What would happen next? What should Israel do now? Most urgently, Jerusalem needs to initiate a prompt or incremental process of “selective nuclear disclosure” (that is, put an end to “deliberate nuclear ambiguity,” aka the “bomb in the basement”), and clarify its assumed “Samson Option.” Whatever the particulars, the overriding point of this presumptively last-resort Israeli option would not be to “die with the Philistines” (per Samson in the biblical Book of Judges), but rather to enhance the credibility of Israel’s nuclear deterrent.
What do we know about the historical background for rendering such unique strategic calculations? Since the Peace of Westphalia in 1648, world politics have been anarchic. This means that every nation-state’s security – but especially beleaguered states such as Israel – must rely on the complex and unpredictable dynamics of military threat. To best ensure a credible deterrence posture, Israel should always display an evident willingness to acquire “escalation dominance,” but also avoid drifting inadvertently or uncontrollably into a nuclear war.

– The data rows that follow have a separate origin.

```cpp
int launch_verify(const uint8_t* d_in, const ZesInfBuf* dbufs, uint32_t surv_cap, uint32_t* counters, uint32_t* cnt, uint32_t loose,
                  uint64_t total_c) {
  int rc;
  const uint32_t vlong_cap = (uint32_t)std::min<uint64_t>(total_c / 256 + 4096, surv_cap);
  if ((rc = ensure(g.vlong, (size_t)vlong_cap * 24))) return rc;
  uint32_t nwg = (uint32_t)std::min<uint64_t>(total_c / 16384 + 1, 8192);
  if (const char* e = getenv("ZES_VERIFY_DIV")) nwg = (uint32_t)std::min<uint64_t>(total_c / (uint64_t)atoi(e) + 1, 8192);
  {
    Timed t("k_inf_verify");
    hipLaunchKernelGGL(k_inf_verify, dim3(nwg), dim3(64), 0, g.stream, d_in, dbufs, (const unsigned long long*)g.surv.p, surv_cap, counters,
                       (uint32_t*)g.cand.p, cnt, loose, (uint32_t*)g.vlong.p, vlong_cap,
                       getenv("ZES_VERIFY_STEPS") ? (uint32_t)atoi(getenv("ZES_VERIFY_STEPS")) : 32u);
  }
  {
    Timed t("k_inf_verify_long");
    const uint32_t nlong = (uint32_t)std::min<uint64_t>(total_c / 2048 + 1, 32768);
    hipLaunchKernelGGL(k_inf_verify_long, dim3(nlong), dim3(64), 0, g.stream, d_in, dbufs, (const unsigned long long*)g.surv.p, surv_cap,
                       counters, (uint32_t*)g.cand.p, cnt, loose, (const uint32_t*)g.vlong.p, vlong_cap);
  }
  if (getenv("ZES_VERIFY_DBG")) {
    uint32_t hc[4];
    HIPCHK(hipStreamSynchronize(g.stream));
    HIPCHK(hipMemcpy(hc, counters, 16, hipMemcpyDeviceToHost));
    fprintf(stderr, "verify: survivors %u, handed to the wave form %u\n", hc[0], hc[1]);
  }
  return ZES_OK;
}

void host_lap(const char* what) {
  static const bool on = getenv("ZES_DEBUG_HOSTLAPS") != nullptr;
  if (!on) return;
  static thread_local std::chrono::steady_clock::time_point last = std::chrono::steady_clock::now();
  const auto now = std::chrono::steady_clock::now();
  fprintf(stderr, "zes host lap: %-34s %8.1f us\n", what, std::chrono::duration<double, std::micro>(now - last).count());
  last = now;
}

int print_par_phases(const unsigned long long* dbg, uint64_t work) {
    std::vector<unsigned long long> h((size_t)work * ZES_PAR_DBG_ROW);
    HIPCHK(hipMemcpy(h.data(), dbg, h.size() * 8, hipMemcpyDeviceToHost));
    double acc[8] = {0}, t0[3] = {0}, t15[3] = {0}, fb_lanes = 0, fb_waves = 0, hs[5] = {0}, p4[5] = {0}, why[3] = {0};
    uint32_t cntd = 0;
    for (uint32_t i = 0; i < work; i++) {
      const unsigned long long* r = &h[(size_t)i * ZES_PAR_DBG_ROW];
      if (!r[7]) continue;
      cntd++;
      for (int k = 1; k < 8; k++) acc[k] += (double)(r[k] - r[k - 1]);
      for (int k = 0; k < 3; k++) {
        t0[k] += (double)(r[8 + k] - r[1]);
        t15[k] += (double)(r[12 + k] - r[1]);
      }
      hs[0] += (double)(r[16] - r[0]);
      for (int k = 1; k < 5; k++) hs[k] += (double)(r[16 + k] - r[15 + k]);
      for (int k = 0; k < 5; k++) p4[k] += (double)r[24 + k];
      fb_lanes += (double)r[11];
      fb_waves += (double)r[15];
      for (int k = 0; k < 3; k++) why[k] += (double)r[29 + k];
    }
    fprintf(stderr, "zes phases (avg cycles over %u blocks): hdr %.0f tables %.0f compose %.0f count %.0f emit %.0f resolve %.0f flush %.0f\n",
            cntd, acc[1] / cntd, acc[2] / cntd, acc[3] / cntd, acc[4] / cntd, acc[5] / cntd, acc[6] / cntd, acc[7] / cntd);
    fprintf(stderr, "zes table steps, cycles since the header: first wave window %.0f landing %.0f fill %.0f | last wave %.0f %.0f %.0f\n",
            t0[0] / cntd, t0[1] / cntd, t0[2] / cntd, t15[0] / cntd, t15[1] / cntd, t15[2] / cntd);
    fprintf(stderr, "zes header steps (avg cycles): staging %.0f fixed fields + code-length code %.0f code lengths %.0f lit/len tables %.0f distance tables %.0f\n",
            hs[0] / cntd, hs[1] / cntd, hs[2] / cntd, hs[3] / cntd, hs[4] / cntd);
    fprintf(stderr, "zes resolve steps (avg cycles): carry+clear %.0f fill %.0f jumping %.0f copy %.0f | %.1f barrier rounds per block\n", p4[0] / cntd,
            p4[1] / cntd, p4[2] / cntd, p4[3] / cntd, p4[4] / cntd);
// ... 4723 lines not shown
```

### zlib.es_amd/csrc/zes_deflate.hip

```cpp
#include "zes_common.h"
#include "zes_kernels.h"

__device__ static inline uint32_t lds_ld32u(const uint8_t* s, uint32_t off) {
  const uint32_t* w = reinterpret_cast<const uint32_t*>(s);
  uint32_t i = off >> 2;
  uint32_t lo = w[i], hi = w[i + 1];
  return __builtin_amdgcn_alignbyte(hi, lo, off & 3u);
}

__device__ static inline void stage_block(uint8_t* s, const uint8_t* g, uint32_t bytes, uint32_t padded) {
  const uint32_t tid = threadIdx.x, nth = blockDim.x;
  const uint32_t mis = (uint32_t)((uintptr_t)g & 15u);
  if (mis == 0) {
    const uint4* g4 = reinterpret_cast<const uint4*>(g);
    uint4* s4 = reinterpret_cast<uint4*>(s);
    const uint32_t full = bytes >> 4;
    for (uint32_t i = tid; i < full; i += nth) s4[i] = g4[i];
    for (uint32_t i = (full << 4) + tid; i < padded; i += nth) s[i] = i < bytes ? g[i] : (uint8_t)0;
  } else {
    for (uint32_t i = tid; i < padded; i += nth) s[i] = i < bytes ? g[i] : (uint8_t)0;
  }
}

__device__ unsigned long long* g_sort_dbg = nullptr;
void zes_sort_set_dbg(unsigned long long* p) { (void)hipMemcpyToSymbol(HIP_SYMBOL(g_sort_dbg), &p, sizeof p); }
#define SSTAMP(i)                                                                                        \
  do {                                                                                                   \
    if (g_sort_dbg && threadIdx.x == 0) g_sort_dbg[(size_t)blockIdx.x * 8 + (i)] = (unsigned long long)clock64(); \
  } while (0)

#define SORT_HASH_BITS 19u
#define SORT_OWN 128u
#ifndef SORT_ROUNDS
#define SORT_ROUNDS 8u
#endif
#define SORT_TILE (SORT_THREADS * SORT_ROUNDS)
static_assert(SORT_ROUNDS == 4u || SORT_ROUNDS == 8u || SORT_ROUNDS == 16u, "the arrival wait names four, eight or sixteen registers");
struct SortSmem {
  uint8_t in[ZES_BLK + 16];
  uint32_t hist[3][256];
  uint32_t base[2][256];
  uint16_t whist[2][SORT_WAVES][256];
  uint32_t wsum[SORT_WAVES];
  uint32_t nsat;
  uint32_t heavy;
};
static_assert((1u << SORT_HASH_BITS) * 2u / 8u <= ZES_BLK, "counter table must fit the block area");
static_assert(SORT_OWN * SORT_THREADS == ZES_BLK, "one thread per 128 positions");

__device__ __forceinline__ static uint32_t sort_hash(uint32_t key24) { return (key24 * 0x9E3779B1u) >> (32u - SORT_HASH_BITS); }
__device__ __forceinline__ static uint32_t sort_hash2(uint32_t key24) { return ((key24 ^ (key24 >> 11)) * 0xC2B2AE35u) >> (32u - SORT_HASH_BITS); }

__device__ __forceinline__ static uint4 sort_ld16(const uint8_t* __restrict__ src, bool aligned, uint32_t off, uint32_t T) {
  if (aligned && off + 16u <= T) return *reinterpret_cast<const uint4*>(src + off);
  uint32_t t[4] = {0, 0, 0, 0};
  for (uint32_t k = 0; k < 16u; k++)
    if (off + k < T) t[k >> 2] |= (uint32_t)src[off + k] << (8u * (k & 3u));
  return make_uint4(t[0], t[1], t[2], t[3]);
}
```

In our increasingly unsteady nuclear age, this two-fold obligation – escalation dominance and nuclear war avoidance – could produce either an intentional or unintentional nuclear conflict. Regarding unintentional nuclear war, it could be an irremediable mistake for Israeli planners and policy-makers to assume that mega-conflict between adversarial states would always reflect rational decision-making processes. Moreover, even a rational Iranian adversary could produce unwanted or intolerable outcomes. For Israel, the ultimate survival problem might not be Iranian irrationality or madness, but the cumulatively injurious dynamic of rational Iranian calculation.
Are the odds of an Israel-Iran nuclear conflict meaningfully calculable? The only scientifically correct answer here is “no,” because valid probability judgments in logic and mathematics must always be based upon the determinable frequency of past events: How many times has an Israel-Iran nuclear war happened before? The obvious absence of any relevant past event makes accurate probability assessments impossible.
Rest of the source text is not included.